Mit doppeldeutigen Printmotiven und gewagten Farbkombinationen haben Basso & Brooke die schläfrige britische Modeszene aufgemischt. Jedes ihrer Stücke erzählt seine eigene fabelhafte Geschichte.

Wenn Bruno Basso und Christopher Brooke über ihre Arbeit sprechen, dann klingt es, als unterhielten sich zwei alternde Kinderbuchautoren, denen der Realitätssinn abhanden gekommen ist. "Wir lieben Märchen, wunderliche Geschichten und Fabeln. Wir spielen mit dem verführerischen Bildrepertoire verwunschener Königreiche. Schätze, Zauberwesen und magische Objekte - all das spielt eine große Rolle bei uns."

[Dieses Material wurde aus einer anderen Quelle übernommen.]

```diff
+  {                                                                                                \
+    int cb_ = (wave + 4 * (j_)) * KC + lhi * 8;                     \
+    asm volatile("" : "+v"(cb_));                      \
+    const int ci0_ = (wave + 4 * (j_)) * KC + lhi;                                                 \
+    float b[8];                                                                                    \
+    if (BNB) {                                                                                     \
+      const float4* q0 = reinterpret_cast<const float4*>(s_dyn + cb_ * 4);                         \
+      const float* q4 = s_dyn + nk * KC * 4 + cb_;                                                 \
+      _Pragma("unroll") for (int cp = 0; cp < 8; ++cp) {                                           \
+        const float4 c0 = q0[cp];                                                                  \
+        const float t = sc_pro_bnbwd(bx[slot][cp], by[BNB ? slot : 0][cp], c0.x, c0.y, c0.z, c0.w, q4[cp], lo, hi); \
+        b[cp] = (pok && ci0_ + 2 * cp < Cin) ? t : 0.f;                                            \
+      }                                                                                            \
+    } else {                                                                                       \
+      const float2* q0 = reinterpret_cast<const float2*>(s_dyn + cb_ * 2);                         \
+      _Pragma("unroll") for (int cp = 0; cp < 8; ++cp) {                                           \
+        const float2 c0 = q0[cp];                                                                  \
+        const float t = sc_pro_affine(bx[slot][cp], c0.x, c0.y, lo, hi);                           \
+        b[cp] = (pok && ci0_ + 2 * cp < Cin) ? t : 0.f;                                            \
+      }                                                                                            \
+    }                                                                                              \
+    _Pragma("unroll") for (int cp = 0; cp < 8; ++cp)                                               \
+      _Pragma("unroll") for (int m = 0; m < RM; ++m)                                               \
+        acc[m] = __builtin_amdgcn_mfma_f32_32x32x2f32(wa[slot][cp][m], b[cp], acc[m], 0, 0, 0);    \
+    _Pragma("unroll") for (int m = 0; m < RM; ++m) asm volatile("" : "+v"(acc[m]));                \
+    __builtin_amdgcn_sched_barrier(0);                                                             \
+  }
+
+#pragma unroll
+  for (int s = 0; s < D; ++s) KSP_ISSUE(s, s)
+  int j0 = 0;
+  for (; j0 + D <= nw; j0 += D) {
+#pragma unroll
+    for (int s = 0; s < D; ++s) {
+      KSP_CONSUME(s, j0 + s)
+      KSP_ISSUE(s, j0 + s + D)
+    }
+  }
+#pragma unroll
+  for (int s = 0; s < D - 1; ++s)
+    if (j0 + s < nw) KSP_CONSUME(s, j0 + s)
+#undef KSP_CONSUME
+#undef KSP_ISSUE
+  __syncthreads();
 #pragma unroll
   for (int m = 0; m < RM; ++m)
 #pragma unroll
@@ -1425,6 +1480,8 @@
   SC_REQUIRE(a->N > 0 && a->H > 0 && a->W > 0 && a->Cout > 0, "sc_conv1x1_ksplit: bad shape");
   SC_REQUIRE(a->csplit > 0 && a->csplit <= a->Cout, "sc_conv1x1_ksplit: bad csplit");
   SC_REQUIRE(a->csplit == a->Cout || (a->add0 == nullptr && a->add1 == nullptr), "sc_conv1x1_ksplit: add tensors need a single output");
+  SC_REQUIRE((long long)a->src[0].C * a->H * a->W < (1LL << 30) && (long long)a->Cout * a->H * a->W < (1LL << 30),
+             "sc_conv1x1_ksplit: an image of the source or of the output has 2^30 elements or more");
   ConvP p;
   p.xcdmap = 0;
   p.s0 = to_srcd(a->src[0]); p.s1 = empty_srcd();
@@ -1435,10 +1492,19 @@
   dim3 grid((a->H * a->W + 31) / 32, (a->Cout + a->co_t - 1) / a->co_t, a->N);
   hipStream_t st = (hipStream_t)stream;
   const bool bnb = a->src[0].mode == SC_SRC_BNBWD;
-  if (a->co_t == 64 && bnb) hipLaunchKernelGGL((k_conv1_ksplit<2, true>), grid, dim3(256), 0, st, p);
-  else if (a->co_t == 64) hipLaunchKernelGGL((k_conv1_ksplit<2, false>), grid, dim3(256), 0, st, p);
-  else if (bnb) hipLaunchKernelGGL((k_conv1_ksplit<1, true>), grid, dim3(256), 0, st, p);
-  else hipLaunchKernelGGL((k_conv1_ksplit<1, false>), grid, dim3(256), 0, st, p);
+  const size_t kp = (size_t)((a->src[0].C + 15) / 16) * 16;
+  const size_t lds_acc = (size_t)4 * a->co_t * 33 * sizeof(float), lds_cst = kp * (bnb ? 5 : 2) * sizeof(float);
+  const size_t lds = lds_acc > lds_cst ? lds_acc : lds_cst;
+#define SC_KSP(RM_, BNB_)                                                                          \
+  do {                                                                                             \
+    if (int rc = sc_lds_limit(k_conv1_ksplit<RM_, BNB_>, lds, "sc_conv1x1_ksplit")) return rc;     \
+    hipLaunchKernelGGL((k_conv1_ksplit<RM_, BNB_>), grid, dim3(256), lds, st, p);                  \
+  } while (0)
+  if (a->co_t == 64 && bnb) SC_KSP(2, true);
+  else if (a->co_t == 64) SC_KSP(2, false);
+  else if (bnb) SC_KSP(1, true);
+  else SC_KSP(1, false);
+#undef SC_KSP
   SC_LAUNCH_OK("sc_conv1x1_ksplit");
   return SC_OK;
 }
```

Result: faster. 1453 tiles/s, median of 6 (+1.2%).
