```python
class AliEpilogue(Structure):
    _fields_ = [("bias", c_void_p), ("act", c_int32), ("slope", c_float), ("mask", c_void_p), ("mask_ld", c_int32),
                ("dact_y", c_void_p), ("dact", c_int32), ("dslope", c_float),
                ("bn_part", c_void_p), ("bn_mode", c_int32), ("bn_groups", c_int32), ("bn_stat_mask", c_void_p),
                ("bn_mask_ld", c_int32), ("bn_x", c_void_p), ("bn_mean", c_void_p), ("bn_invstd", c_void_p),
                ("bn_mask_in", c_void_p), ("bn_mask_pre", c_void_p), ("mfma_f16", c_int32),
                ("in16", c_void_p), ("w16", c_void_p), ("out16", c_void_p),
                ("tile_order", c_void_p), ("tile_order_n", c_int32), ("in_ld", c_int32), ("out_ld", c_int32),
                ("in_ch_live", c_int32), ("bn_slots", c_int32), ("dact_y16", c_void_p)]
# ... 59 lines not shown
    "ali_act_bwd": (c_int32, [c_void_p, c_void_p, c_void_p, c_int64, c_int32, c_float, c_void_p]),
    "ali_colsum": (c_int32, [c_void_p, c_int64, c_int32, c_int32, c_void_p, c_void_p, c_size_t, c_void_p]),
    "ali_rowmask_mul": (c_int32, [c_void_p, c_void_p, c_void_p, c_int32, c_int32, c_int32, c_void_p]),
    "ali_dropout_mask": (c_int32, [c_uint64, c_uint64, c_void_p, c_float, c_void_p, c_int64, c_void_p]),
    "ali_dropout_mask_multi": (c_int32, [c_uint64, c_void_p, POINTER(c_int64), POINTER(c_float), POINTER(c_int32),
                                         POINTER(c_int32), c_int32, c_void_p, c_void_p]),
    "ali_normal_fill": (c_int32, [c_uint64, c_void_p, c_uint64, c_void_p, c_int64, c_void_p]),
    "ali_batch_gather": (c_int32, [c_void_p, c_int32, c_void_p, c_int32, c_void_p, c_void_p, c_void_p, c_int64, c_int32,
                                   c_int32, c_int32, c_int32, c_void_p, c_void_p, c_void_p, c_void_p, c_void_p]),
    "ali_bn_stats": (c_int32, [c_void_p, c_void_p, c_int32, c_int32, c_int32, c_void_p, c_void_p, c_void_p, c_void_p,
                               c_float, c_float, c_int32, c_void_p, c_void_p, c_void_p, c_void_p, c_int32, c_int64,
                               c_void_p, c_size_t, c_void_p]),
    "ali_bn_apply": (c_int32, [c_void_p, c_void_p, c_void_p, c_void_p, c_void_p, c_void_p, c_int32, c_int32, c_int32,
                               c_int32, c_int64, c_void_p]),
    "ali_bn_bwd": (c_int32, [c_void_p, c_void_p, c_void_p, c_void_p, c_void_p, c_void_p, c_void_p, c_int32, c_int32,
                             c_int32, c_int32, c_float, c_void_p, c_void_p, c_void_p, c_void_p, c_size_t, c_void_p]),
    "ali_bn_stats_from_partials": (c_int32, [c_void_p, c_int32, c_int32, c_int32, c_int64, c_void_p, c_void_p, c_void_p,
                                             c_void_p, c_float, c_float, c_void_p, c_void_p, c_void_p, c_void_p, c_int64,
                                             c_void_p]),
    "ali_bn_bwd_from_partials": (c_int32, [c_void_p, c_int32, c_void_p, c_void_p, c_void_p, c_void_p, c_void_p, c_void_p,
                                           c_void_p, c_int32, c_int32, c_int32, c_int32, c_float, c_void_p, c_void_p,
                                           c_void_p, c_void_p]),
    "ali_ew_plan": (c_int32, [c_int32, c_int64, c_int32, c_int32, c_int32, c_int32, c_int32, POINTER(c_int32)]),
    "ali_bce_logits": (c_int32, [c_void_p, c_int32, c_float, c_float, c_void_p, c_void_p, c_void_p]),
    "ali_softmax_xent": (c_int32, [c_void_p, c_void_p, c_int32, c_int32, c_float, c_void_p, c_void_p, c_void_p,
                                  c_void_p, c_void_p, c_size_t, c_void_p]),
    "ali_vae_latent_fwd": (c_int32, [c_void_p, c_void_p, c_int32, c_void_p, c_void_p, c_uint64, c_void_p, c_uint64,
                                    c_int32, c_int32, c_int32, c_float, POINTER(c_void_p), POINTER(c_int32),
                                    POINTER(c_int32), POINTER(c_void_p), c_int32, c_void_p, c_int32, c_int32, c_int32,
                                    c_void_p, c_void_p, c_void_p, c_size_t, c_void_p]),
    "ali_vae_loglik": (c_int32, [c_void_p, c_void_p, c_int32, c_int32, c_int32, c_float, c_void_p, c_float, c_float,
                                c_void_p, c_void_p, c_void_p, c_size_t, c_void_p]),
    "ali_vae_latent_bwd": (c_int32, [c_void_p, c_int32, c_void_p, c_void_p, c_void_p, c_int32, c_int32, c_int32, c_int32,
                                    c_float, c_float, c_void_p, c_void_p, c_void_p, c_int32, c_int32, c_void_p, c_void_p]),
    "ali_row_dist": (c_int32, [c_void_p, c_int32, c_void_p, c_int32, c_int64, c_int32, c_void_p, c_void_p, c_size_t,
                              c_void_p]),
    "ali_cf_hinge": (c_int32, [c_void_p, c_void_p, c_void_p, c_void_p, c_float, c_int32, c_int32, c_void_p, c_void_p,
                              c_void_p]),
    "ali_cf_join": (c_int32, [c_void_p, c_int32, c_void_p, c_void_p, c_int32, c_int32, c_int64, c_void_p, c_void_p]),
    "ali_cf_input_fwd": (c_int32, [c_void_p, c_int32, c_void_p, c_int32, POINTER(AliCfSegment), c_int32,
                                  POINTER(c_void_p), c_int32, c_int32, c_int32, c_int32, c_void_p, c_void_p, c_int32,
                                  c_void_p]),
    "ali_cf_input_step": (c_int32, [c_void_p, c_int32, c_void_p, c_void_p, c_int32, POINTER(AliCfSegment), c_int32,
                                   POINTER(c_void_p), c_int32, c_int32, c_void_p, c_void_p, c_void_p, c_int32, c_int32,
                                   c_void_p, c_double, c_double, c_double, c_double, c_void_p, c_void_p]),
    "ali_cf_select": (c_int32, [c_void_p, c_void_p, c_void_p, c_int32, c_int32, c_void_p, c_void_p, c_void_p,
# ... 138 lines not shown
```

### imagecfgen-pytorch_amd/ali_hip/chain.py

```python
import weakref
from collections import namedtuple
from typing import List, Optional

import torch
import torch.nn as nn

from . import dropout as _dropout
from . import ops
from .ops import ACT_LEAKY, ACT_NONE, ACT_TANH


def _pad4(c: int) -> int:
    return (c + 3) // 4 * 4
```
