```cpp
template <typename T>
__device__ __forceinline__ void gather9(const T* __restrict__ plane, int H, int W, int r, int c,
                                        double out[9]) {
    const int ru = r == 0 ? H - 1 : r - 1, rd = r == H - 1 ? 0 : r + 1;
    const int cl = c == 0 ? W - 1 : c - 1, cr = c == W - 1 ? 0 : c + 1;
    const int rows[3] = {ru, r, rd}, cols[3] = {cl, c, cr};
#pragma unroll
    for (int a = 0; a < 3; ++a)
#pragma unroll
        for (int b = 0; b < 3; ++b) out[a * 3 + b] = to_natural(plane[(size_t)rows[a] * W + cols[b]]);
}

struct Row4 {
    float x[4];
    float h2[4];
};

__device__ __forceinline__ Row4 load_row(const float* __restrict__ lds_row_group) {
    const float4 a = *reinterpret_cast<const float4*>(lds_row_group);
    const float4 m = *reinterpret_cast<const float4*>(lds_row_group + 4);
    const float4 c = *reinterpret_cast<const float4*>(lds_row_group + 8);
    Row4 r;
    r.x[0] = m.x; r.x[1] = m.y; r.x[2] = m.z; r.x[3] = m.w;
    r.h2[0] = a.w + m.y;
    r.h2[1] = m.x + m.z;
    r.h2[2] = m.y + m.w;
    r.h2[3] = m.z + c.x;
    return r;
}

template <bool EXACT, bool SYM = false, typename F = bool>
__device__ __forceinline__ void cells4(const PhysF32& P, const Row4& upL, const Row4& miL, const Row4& dnL,
                                       const Row4& upD, const Row4& miD, const Row4& dnD, float* ol, float* od,
                                       F* tie) {
#pragma clang fp contract(off)
    using T = dw_f32x2;
    constexpr int N = Lanes<T>::N;
#pragma unroll
    for (int i = 0; i < 4; i += N) {
        auto pr = [&](const float* a) -> T { return Lanes<T>::load(a, i); };
        const T li = pr(miL.x), di = pr(miD.x);
        const T El = pr(miL.h2) + (pr(upL.x) + pr(dnL.x));
        const T Cl = pr(upL.h2) + pr(dnL.h2);
        const T Ed = pr(miD.h2) + (pr(upD.x) + pr(dnD.x));
        const T Cd = pr(upD.h2) + pr(dnD.h2);
        const GrowthT<T> g = growth_t<EXACT || kFastSplit, T, EXACT && SYM>(P, li, di, El, Cl, Ed, Cd);
        T vl, vd;
        if (EXACT) {
            F tl[N], td[N];
            if constexpr (DW_TIE_FROM_BETA || sizeof(F) == 8) {
                vl = finish_exact_beta_t<T, F>(P, li, g.gql, g.dKl, g.bl, tl);
                vd = finish_exact_beta_t<T, F>(P, di, g.gqd, g.dKd, g.bd, td);
            } else {
                vl = finish_exact_t<T>(P, li, g.gql, g.dKl, g.oml, tl);
                vd = finish_exact_t<T>(P, di, g.gqd, g.dKd, g.omd, td);
            }
#pragma unroll
            for (int e = 0; e < N; ++e) tie[i + e] = tl[e] | td[e];
        } else {
            vl = finish_fast_t<T>(li, g.dKl, g.fl);
            vd = finish_fast_t<T>(di, g.dKd, g.fd);
        }
#pragma unroll
        for (int e = 0; e < N; ++e) {
            ol[i + e] = Lanes<T>::get(vl, e);
            od[i + e] = Lanes<T>::get(vd, e);
        }
    }
}

}
```

therldaisyworld_amd/csrc/dw_plan.hpp:

```cpp
#pragma once
#include <climits>
#include <cmath>
#include <cstddef>
#include <cstdio>
#include <cstdlib>
#include <cstring>

#include "../../include/daisyworld_hip.h"
#include "dw_types.hpp"

namespace dw {
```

Stundenlang könnten die beiden so parlieren, immer neue Szenarien entwerfen, und am Ende hat man alle möglichen Fantasiefiguren vor Augen - aber Mode? Doch, die absonderlichen Visionen von Basso & Brooke sind tragbar. Vielleicht nicht unbedingt im Büro oder zum Einkauf bei Lidl, aber jedes einzelne Stück für sich genommen, ist ein kleines Kunstwerk und geschickt kombiniert ein echtes Highlight der Garderobe.

Nicht von ungefähr feiert

die Londoner Modeszene das Designer-Duo seit einem Jahr geradezu hysterisch, die Herbstkollektion bekam bei der Fashion Week im Februar Standing Ovations, vor den Türen der After-Show-Party gab es Prügeleien um den Einlass. Innerhalb von Stunden erhielt das typisch britische Kürzel "B & B" eine völlig neue Bedeutung.

Bereits im vergangenen Sommer sorgte ihre erste Kollektion - luftige Kleider mit prägnanten Silhouetten, überzogen mit vielfarbigen Drucken - in der etwas schläfrig gewordenen britischen Modemetropole für Aufregung: Als beste Newcomer erhielten Basso & Brooke den mit stolzen 150 000 Euro dotierten britischen "Fashion Fringe"-Preis.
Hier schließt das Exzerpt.